Important Attributes of Raster Data

Extent

The spatial extent is the geographic area that the raster data covers. The spatial extent of an object represents the geographic edge or location that is the furthest north, south, east and west. In other words, extent represents the overall geographic coverage of the spatial object.

spatial extent objects
Spatial extent image (Image Source: National Ecological Observatory Network (NEON))

Extent Challenge

In the image above, the dashed boxes around each set of objects seems to imply that the three objects have the same extent. Is this accurate? If not, which object(s) have a different extent?

The lines and polygon objects have the same extent. The extent for the points object is smaller in the vertical direction than the other two because there are no points on the line at y = 8.

Resolution

A resolution of a raster represents the area on the ground that each pixel of the raster covers. The image below illustrates the effect of changes in resolution.

resolution image
Resolution image (Source: National Ecological Observatory Network (NEON))

Raster Data Format for this Workshop

Raster data can come in many different formats. For this workshop, we will use the GeoTIFF format which has the extension .tif, since this is one of the most common formats to be used.
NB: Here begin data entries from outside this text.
# nmoehrle/mvs-texturing

Hardware: AMD Instinct MI355X
Metric: faces/sec through view-selection (data-cost + MRF) (higher is better)
Workload: dtype f32

## Files before the change

### mvs-texturing_amd/csrc/api.hip

```cpp
#include "ctx.h"

#include <atomic>
#include <cmath>
#include <cstdio>
#include <cstdlib>
#include <cstring>
#include <chrono>
#include <mutex>
#include <string>
#include <thread>
#include <vector>

namespace mvs {
void dc_phase1(mvs_ctx* ctx, const mvs_settings* st);
void dc_phase2(mvs_ctx* ctx);
void dc_phase3(mvs_ctx* ctx, mvs_dc_stats* stats);
void undistort_image(mvs_ctx* ctx, const uint8_t* d_src, uint8_t* d_dst, int w, int h, double flen, double d0, double d1);
void dc_prune_labels(mvs_ctx* ctx, uint32_t kmax);
void dc_postprocess(mvs_ctx* ctx, uint32_t nf, uint32_t n_views, const uint32_t* h_ptr, const uint16_t* h_view_rev, const float* h_q_rev, const float* h_col_rev, const mvs_settings* st);
void mrf_setup(mvs_ctx* ctx, const mvs_mrf_params* params);
void mrf_sweep(mvs_ctx* ctx, uint32_t nb0, uint32_t ne0);
void mrf_energy(mvs_ctx* ctx, bool best, uint32_t nb0, uint32_t ne0, bool reduce = true);
void mrf_keep_best(mvs_ctx* ctx);
void mrf_exact_costs(mvs_ctx* ctx, uint32_t nb0, uint32_t ne0);
// ... 311 lines not shown
    if (!ctx) return fail(MVS_ERR_INVALID, "ctx is null");
    MVS_API_BEGIN
    MVS_HIP(hipStreamSynchronize(ctx->stream));
    if (ctx->own_stream && ctx->stream) MVS_HIP(hipStreamDestroy(ctx->stream));
    ctx->stream = (hipStream_t)hip_stream; ctx->own_stream = false;
    MVS_API_END
}

mvs_status mvs_ctx_synchronize(mvs_ctx* ctx) {
    if (!ctx) return fail(MVS_ERR_INVALID, "ctx is null");
    MVS_API_BEGIN
    MVS_HIP(hipStreamSynchronize(ctx->stream));
    MVS_API_END
}

mvs_status mvs_set_option(mvs_ctx* ctx, const char* name, int64_t value) {
    if (!ctx || !name) return fail(MVS_ERR_INVALID, "null argument");
    const std::string n(name);
    if (n == "count_rays") ctx->count_rays = value != 0;
    else if (n == "stats") ctx->stats = value != 0;
    else if (n == "verbose") ctx->verbose = value != 0;
    else if (n == "info_wave_area") ctx->info_wave_area = (int)std::max<int64_t>(0, std::min<int64_t>(value, 1 << 30));
    else if (n == "info_wave_area_words") ctx->info_wave_area_words = (int)std::max<int64_t>(1, std::min<int64_t>(value, 1 << 30));
    else if (n == "info_words") ctx->info_words = value != 0;
    else if (n == "info_cert_shift") ctx->info_cert_shift = (int)std::max<int64_t>(0, std::min<int64_t>(value, 40));
    else if (n == "max_labels") { if (value < 0 || value > 65535) return fail(MVS_ERR_INVALID, "max_labels: 0 (off) .. 65535"); ctx->max_labels = (int)value; }
    else if (n == "profile") ctx->profile = value != 0;
    else if (n == "prep_fused") ctx->prep_fused = value != 0;
    else if (n == "ray_xcd") ctx->ray_xcd = (int)value;
    else if (n == "mrf_xcd") ctx->mrf_xcd = (int)value;
    else if (n == "mrf_lag") ctx->mrf_lag = (int)value;
    else if (n == "shard_peer_push") ctx->shard_peer_push = value != 0;
    else if (n == "mrf_force_generic") ctx->mrf_force_generic = value != 0;
    else if (n == "mrf_wide") ctx->mrf_wide = value != 0;
    else if (n == "mrf_graph") ctx->mrf_graph = value != 0;
    else if (n == "mrf_late_old") ctx->mrf_late_old = (int)value;
    else if (n == "mrf_damp_period") ctx->mrf_damp_period = (int)std::max<int64_t>(0, std::min<int64_t>(value, 64));
    else if (n == "mrf_run_pad") ctx->mrf_run_pad = (value == 16) ? 16 : 4;
    else if (n == "mrf_blocks_per_cu") ctx->mrf_blocks_per_cu = std::max(0, (int)value);
    else if (n == "bvh_caller_order") ctx->bvh_caller_order = value != 0;
    else if (n == "dc_overlap_prep") ctx->dc_overlap_prep = value != 0;
    else if (n == "bvh_upper_min_faces") { ctx->kd_disabled = false; ctx->bvh_upper_min_faces = (uint32_t)std::max<int64_t>(0, std::min<int64_t>(value, 0xFFFFFFFFll)); ctx->order_pinned = false; }
    else if (n == "bvh_window") { ctx->kd_disabled = false; ctx->bvh_window = (uint32_t)std::max<int64_t>(0, std::min<int64_t>(value, 0x40000000)); ctx->order_pinned = false; }
    else if (n == "face_order") { ctx->face_order = value != 0 ? 1 : 0; ctx->order_pinned = false; }
    else return fail(MVS_ERR_INVALID, "unknown option " + n);
    return MVS_OK;
}

mvs_status mvs_ctx_get_profile(mvs_ctx* ctx, char* buf, size_t buf_size) {
    if (!ctx || !buf || buf_size < 3) return fail(MVS_ERR_INVALID, "null argument");
    MVS_API_BEGIN
    MVS_HIP(hipStreamSynchronize(ctx->stream));
    std::vector<std::string> names; std::vector<double> ms; std::vector<int> cnt;
    for (auto& sp : ctx->prof_spans) {
        float t = 0.0f;
        MVS_HIP(hipEventElapsedTime(&t, sp.a, sp.b));
        size_t k = 0;
        for (; k < names.size(); ++k) if (names[k] == sp.name) break;
        if (k == names.size()) { names.push_back(sp.name); ms.push_back(0.0); cnt.push_back(0); }
        ms[k] += t; cnt[k] += 1;
        if (sp.owns_a) ctx->prof_pool.push_back(sp.a);
        ctx->prof_pool.push_back(sp.b);
    }
    ctx->prof_spans.clear();
    std::string out = "{";
    for (size_t k = 0; k < names.size(); ++k) {
// ... 636 lines not shown
```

A .tif file stores metadata or attributes about the file as embedded tif tags. For instance, your camera might store a tag that describes the make and model of the camera or the date the photo was taken when it saves a .tif. A GeoTIFF is a standard .tif image format with additional spatial (georeferencing) information embedded in the file as tags. These tags include the following raster metadata:

  1. Extent
  2. Resolution
  3. Coordinate Reference System (CRS) - we will introduce this concept in a later episode
  4. Values that represent missing data (NoDataValue) - we will introduce this concept in a later episode.

We will discuss these attributes in more detail in a later episode. In that episode, we will also learn how to use Python to extract raster attributes from a GeoTIFF file.

More Resources on the .tif format

Multi-band Raster Data

A raster can contain one or more bands. One type of multi-band raster dataset that is familiar to many of us is a color image. A basic color image often consists of three bands: red, green, and blue (RGB). Each band represents light reflected from the red, green or blue portions of the electromagnetic spectrum. The pixel brightness for each band, when composited creates the colors that we see in an image.

multi-band raster
RGB multi-band raster image (Source: National Ecological Observatory Network (NEON).)

We can plot each band of a multi-band image individually.

Or we can composite all three bands together to make a color image.

In a multi-band dataset, the rasters will always have the same extent, resolution, and CRS.

Other Types of Multi-band Raster Data

Multi-band raster data might also contain: 1. Time series: the same variable, over the same area, over time. 2. Multi or hyperspectral imagery: image rasters that have 4 or more (multi-spectral) or more than 10-15 (hyperspectral) bands. We won’t be working with this type of data in this workshop, but you can check out the NEON Data Skills Imaging Spectroscopy HDF5 in R tutorial if you’re interested in working with hyperspectral data cubes.

Key Points

  • Raster data is pixelated data where each pixel is associated with a specific location.
  • Raster data always has an extent and a resolution.
  • The extent is the geographical area covered by a raster.
  • The resolution is the area covered by each pixel of a raster.